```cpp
extern "C" int64_t satrans_layer_attn_save_floats_fused(const satrans_layer_desc* d) {
    FusedBwdPlan p;
    if (!d || !fused_bwd_plan(d, p)) return 0;
    const bool alt = d->flags & (SATRANS_GATE | SATRANS_BILINEAR);
    if (d->D != 32 || (!alt && (d->U != 64 || !(d->flags & (SATRANS_META_Q | SATRANS_META_K))))) return 0;
    const int64_t HF = (int64_t)d->H * d->F;
    if (d->F > 32 || (d->F * HF) % 4 != 0) return 0;
    const int64_t FPs = (d->F + 3) & ~3;
    return (int64_t)d->B * ((int64_t)d->H * d->F * FPs + 2 * HF + (int64_t)d->F * d->D + (int64_t)d->F * (2 * d->D + 2));
}

extern "C" int64_t satrans_layer_bwd_slab_floats_fused(const satrans_layer_desc* d) {
    FusedBwdPlan p;
    if (!d) return -1;
    int64_t n = -1;
    if (fused_bwd_plan(d, p)) {
        const int64_t CSZ = 4 * (int64_t)d->D * d->D + 6 * d->D, TSZ = 4 * (int64_t)d->D * fused_width(d);
        n = std::max<int64_t>(n, (int64_t)p.G * CSZ + (int64_t)(p.G + d->S) * TSZ);
    }
    return n;
}

static int launch_fused_reduce(const satrans_layer_desc* d, const FusedBwdPlan& p, float* slabs, float* g_wq, float* g_wk,
                               float* g_wv, float* g_wo, float* g_ln, float* g_lnq, float* g_lnk, float* g_tab_q, float* g_tab_k,
// ... 229 lines not shown
```

satrans_amd/engine.py:

```python
from __future__ import annotations

import contextlib
import ctypes as C
import math
import os
from typing import Dict, List, Optional

import torch

from . import native as N
from .inputs import split_columns


from .engine_local import LocalStepMixin
from .engine_owner import OwnerStepMixin
from .engine_replicated import ReplicatedStepMixin
from .streams import _STREAMS, shared_stream as _shared_stream


class PathEngine(LocalStepMixin, ReplicatedStepMixin, OwnerStepMixin):
    def __init__(self, model):
        self.lib = N.lib()
        m = self.m = model
        self.dev = m.embedding_arena.device
# ... 142 lines not shown
        self._owner_world = 0
        self._replicas_stale = False
        self.reg_small = torch.zeros(1, dtype=torch.float64, device=self.dev)
        self.fuse_gather = not self.varlen
        self.fuse_head = True
        self.prefetch = True
        self.owner_prefetch = os.environ.get("SATRANS_OWNER_PREFETCH", "0") == "1"
        self.adam_arith = os.environ.get("SATRANS_ADAM_ARITH", "fast")
        if self.adam_arith not in ("fast", "exact"):
            raise ValueError(f"SATRANS_ADAM_ARITH={self.adam_arith!r}: 'fast' or 'exact'")
        self.untimed_phases = frozenset()
        self.prep_early = True
        self.defer_reduce = True
        self.side_tail = True
        self.preclear = True
        self._side_tail = None
        self._tail_done = None
        self._prep = None
        self.save_attention = True
        self.fwd_bf16 = os.environ.get("SATRANS_FWD_BF16", "0") == "1"
        self.force_split = os.environ.get("SATRANS_SPLIT_TABLES", "0") == "1"
        self.last_step = None
        self._hp_table = None
        self._hp_cfg = None
        self._lazy_pending = False

    def _stream(self):
        return N.stream_handle(self.dev)

    class _Phase:
# ... 677 lines not shown
                n = len(d_descs)
                descs_a = (C.POINTER(N.LayerDesc) * n)(*[C.pointer(d_) for d_ in d_descs])
                slabs_a = (C.c_void_p * n)(*d_slabs)
                grads_a = (N.LayerGrads * n)()
                for i_, gp in enumerate(d_grads):
                    for name_, v_ in zip(("g_wq", "g_wk", "g_wv", "g_wo", "g_ln", "g_lnq", "g_lnk", "g_tab_q", "g_tab_k"), gp):
                        setattr(grads_a[i_], name_, v_)
                with self.phase("layer_bwd_reduce"):
                    N.check(lib.satrans_layer_bwd_reduce(n, descs_a, slabs_a, grads_a, C.byref(d_head) if d_head is not None else None,
                                                         self._stream()), "satrans_layer_bwd_reduce")
            if modulated:
                with self.phase("scenario_bwd"):
                    self.scenario_tables_backward(g_tabs)

        fork = None
        if after_layers is not None or (side_tail and d_descs):
            fork = torch.cuda.Event()
            fork.record(torch.cuda.current_stream(self.dev))
        if after_layers is not None:
            after_layers(fork)
        self._last_fork = fork
        self._tail_done = None
        if side_tail and d_descs:
            main = torch.cuda.current_stream(self.dev)
            if self._side_tail is None:
                self._side_tail = _shared_stream(self.dev, "tail", lambda: torch.cuda.Stream(self.dev))
            self._side_tail.wait_event(fork)
            with torch.cuda.stream(self._side_tail):
                if clear_late and not precleared:
                    g_clear.zero_()
                finish()
                self._tail_done = torch.cuda.Event()
                self._tail_done.record(self._side_tail)
        else:
            if clear_late and not precleared:
# ... 14 lines not shown

    def _low_priority_stream(self, name: str = "low_priority"):
        def make():
            handle = C.c_void_p()
            with torch.cuda.device(self.dev):
                rc = self.lib.satrans_stream_create_low_priority(C.byref(handle))
            if rc == 0 and handle.value:
                return torch.cuda.ExternalStream(handle.value, device=self.dev)
            return None
        st = _shared_stream(self.dev, name, make)
        if st is not None or name != "low_priority":
            return st
        self.prep_early = False
        return _shared_stream(self.dev, "side", lambda: torch.cuda.Stream(self.dev))

    def _prepare_async(self, X_next, ws_cur_B, fork=None, defer_bucket=False):
        B = X_next.shape[0]
        ws = self.train_workspace(B, 1, False)
        if "prep_alt" not in ws:
            ws["prep_alt"] = {k: torch.empty_like(ws[k]) for k in self._PREP_KEYS}
        alt = ws["prep_alt"]
        main = torch.cuda.current_stream(self.dev)
        if self._side is None:
            self._side = self._low_priority_stream() if self.prep_early else \
                _shared_stream(self.dev, "side", lambda: torch.cuda.Stream(self.dev))
        if fork is None:
            fork = torch.cuda.Event()
            fork.record(main)
        self._side.wait_event(fork)
        with torch.cuda.stream(self._side):
            st = self._stream()
            f_, lo_, n_ = self._sort_fields
            N.check(self.lib.satrans_embed_rows_sort_fields(X_next.data_ptr(), N.id_dtype_of(X_next), X_next.stride(0),
                                                            self.cols.data_ptr(), self.row_span.data_ptr(), alt["rows"].data_ptr(),
                                                            B, self.F, f_, lo_, n_, alt["sorted_rows"].data_ptr(),
                                                            alt["src"].data_ptr(), self.status.data_ptr(), st),
                    "satrans_embed_rows_sort_fields(next)")
            sorted_ev = torch.cuda.Event()
            sorted_ev.record(self._side)
            done = None
            if not defer_bucket:
                self._bucket(X_next, alt)
                done = torch.cuda.Event()
                done.record(self._side)
        self._prep = dict(key=self._prep_key(X_next), X=X_next, B=B, done=done, sorted=sorted_ev)

    def _take_prepared(self, X, ws) -> bool:
        prep, self._prep = self._prep, None
        if prep is None:
            return False
        if prep["key"] != self._prep_key(X) or prep["B"] != X.shape[0] or "prep_alt" not in ws:
            torch.cuda.current_stream(self.dev).wait_event(prep["done"] or prep["sorted"])
            return False
        alt = ws["prep_alt"]
        for k in self._PREP_KEYS:
            ws[k], alt[k] = alt[k], ws[k]
        torch.cuda.current_stream(self.dev).wait_event(prep["sorted"])
        self._prep_rest = prep["done"] or prep["sorted"]
        return True

    def _join_prepared(self) -> None:
        ev, self._prep_rest = getattr(self, "_prep_rest", None), None
        if ev is not None:
            torch.cuda.current_stream(self.dev).wait_event(ev)

    def train_step(self, X: torch.Tensor, y: torch.Tensor, next_X: Optional[torch.Tensor] = None):
        from . import parallel
        X = self._prepare_input(X)
        y = y.reshape(-1).to(torch.float32).contiguous()
        B = X.shape[0]
        self._ensure_train_state()
# ... 16 lines not shown

    def _sort_rows(self, ws, B, rows, n, out_rows, out_src, touched, per_field=False):
        lib = self.lib
        if per_field and self._sort_fields is not None and touched is None and n == B * self.R and B <= 8192:
            f_, lo_, n_ = self._sort_fields
            N.check(lib.satrans_embed_sort_fields(rows.data_ptr(), B, self.F, f_, lo_, n_, out_rows.data_ptr(),
                                                  out_src.data_ptr(), self._stream()), "satrans_embed_sort_fields")
            return
        N.check(lib.satrans_embed_sort(rows.data_ptr(), n, self.total_rows, out_rows.data_ptr(), out_src.data_ptr(),
                                       touched, ws["sort_ws"].data_ptr(), ws["sort_ws"].numel(),
                                       ws["iota"].data_ptr(), self._stream()),
                "satrans_embed_sort")

    def _replay_rows(self, sorted_rows, n, reg, reg_sum):
        m, lib = self.m, self.lib
        table = self._table(self.adam_t)
        h = self._hparams(m.l2_reg_embedding)
        N.check(lib.satrans_embed_lazy_replay(m.embedding_arena.data_ptr(), self.adam_m.data_ptr(), self.adam_v.data_ptr(),
                                              self.last_step.data_ptr(), self.D, sorted_rows.data_ptr(), n,
                                              self.adam_t - 1, table.data_ptr(), C.byref(h), reg.data_ptr(),
                                              self._stream()), "satrans_embed_lazy_replay")
        if reg_sum is not None:
            N.check(lib.satrans_sum_f64(reg.data_ptr(), reg.numel(), reg_sum.data_ptr(), 1, self._stream()),
                    "satrans_sum_f64")

    def _rows_sorted(self, X, ws, B, st):
        lib, m = self.lib, self.m
        if self._sort_fields is not None and B <= 8192:
            f_, lo_, n_ = self._sort_fields
            with self.phase("embed_sort"):
# ... 134 lines not shown
            self._hp_table = torch.from_numpy(np.stack([col0, col1], axis=1)).to(self.dev).contiguous()
            self._hp_cfg = betas
            self._table_dirty = None
        elif dirty is not None:
            cap = self._hp_table.shape[0]
            col0 = np.float32(self._rates(dirty, cap) / self._hp_bc1[dirty:]).astype(np.float64)
            if dirty == 0:
                col0[0] = 0.0
            self._hp_table[dirty:, 0].copy_(torch.from_numpy(col0))
            self._table_dirty = None
        return self._hp_table

    def flush_lazy(self, sync: bool = True):
        self._join_flat()
        self._join_roll()
        if self.lazy and self._lazy_pending:
            m = self.m
            h = self._hparams(m.l2_reg_embedding) if self.adam_t > 0 else None
            st = self._stream()
            table = self._table(self.adam_t)
            with self.phase("lazy_flush"):
                self._flush_launches(m, h, st, table)
            self._lazy_pending = False
            self._since_flush = 0
            self.flush_count = getattr(self, "flush_count", 0) + 1
            self._prune_lr_history()
        if sync and self._replicas_stale:
            from . import parallel
            if sync == "local" and parallel.world_size() > 1:
                raise RuntimeError("the embedding tables of this rank are stale outside the slice it owns (data-parallel owner "
# ... 85 lines not shown
```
+++
▸ **What the task asks**:
All lines in the entries above that include "make" should be found and copied.

▸ **Answer for the task**:
        def make():
        st = _shared_stream(self.dev, name, make)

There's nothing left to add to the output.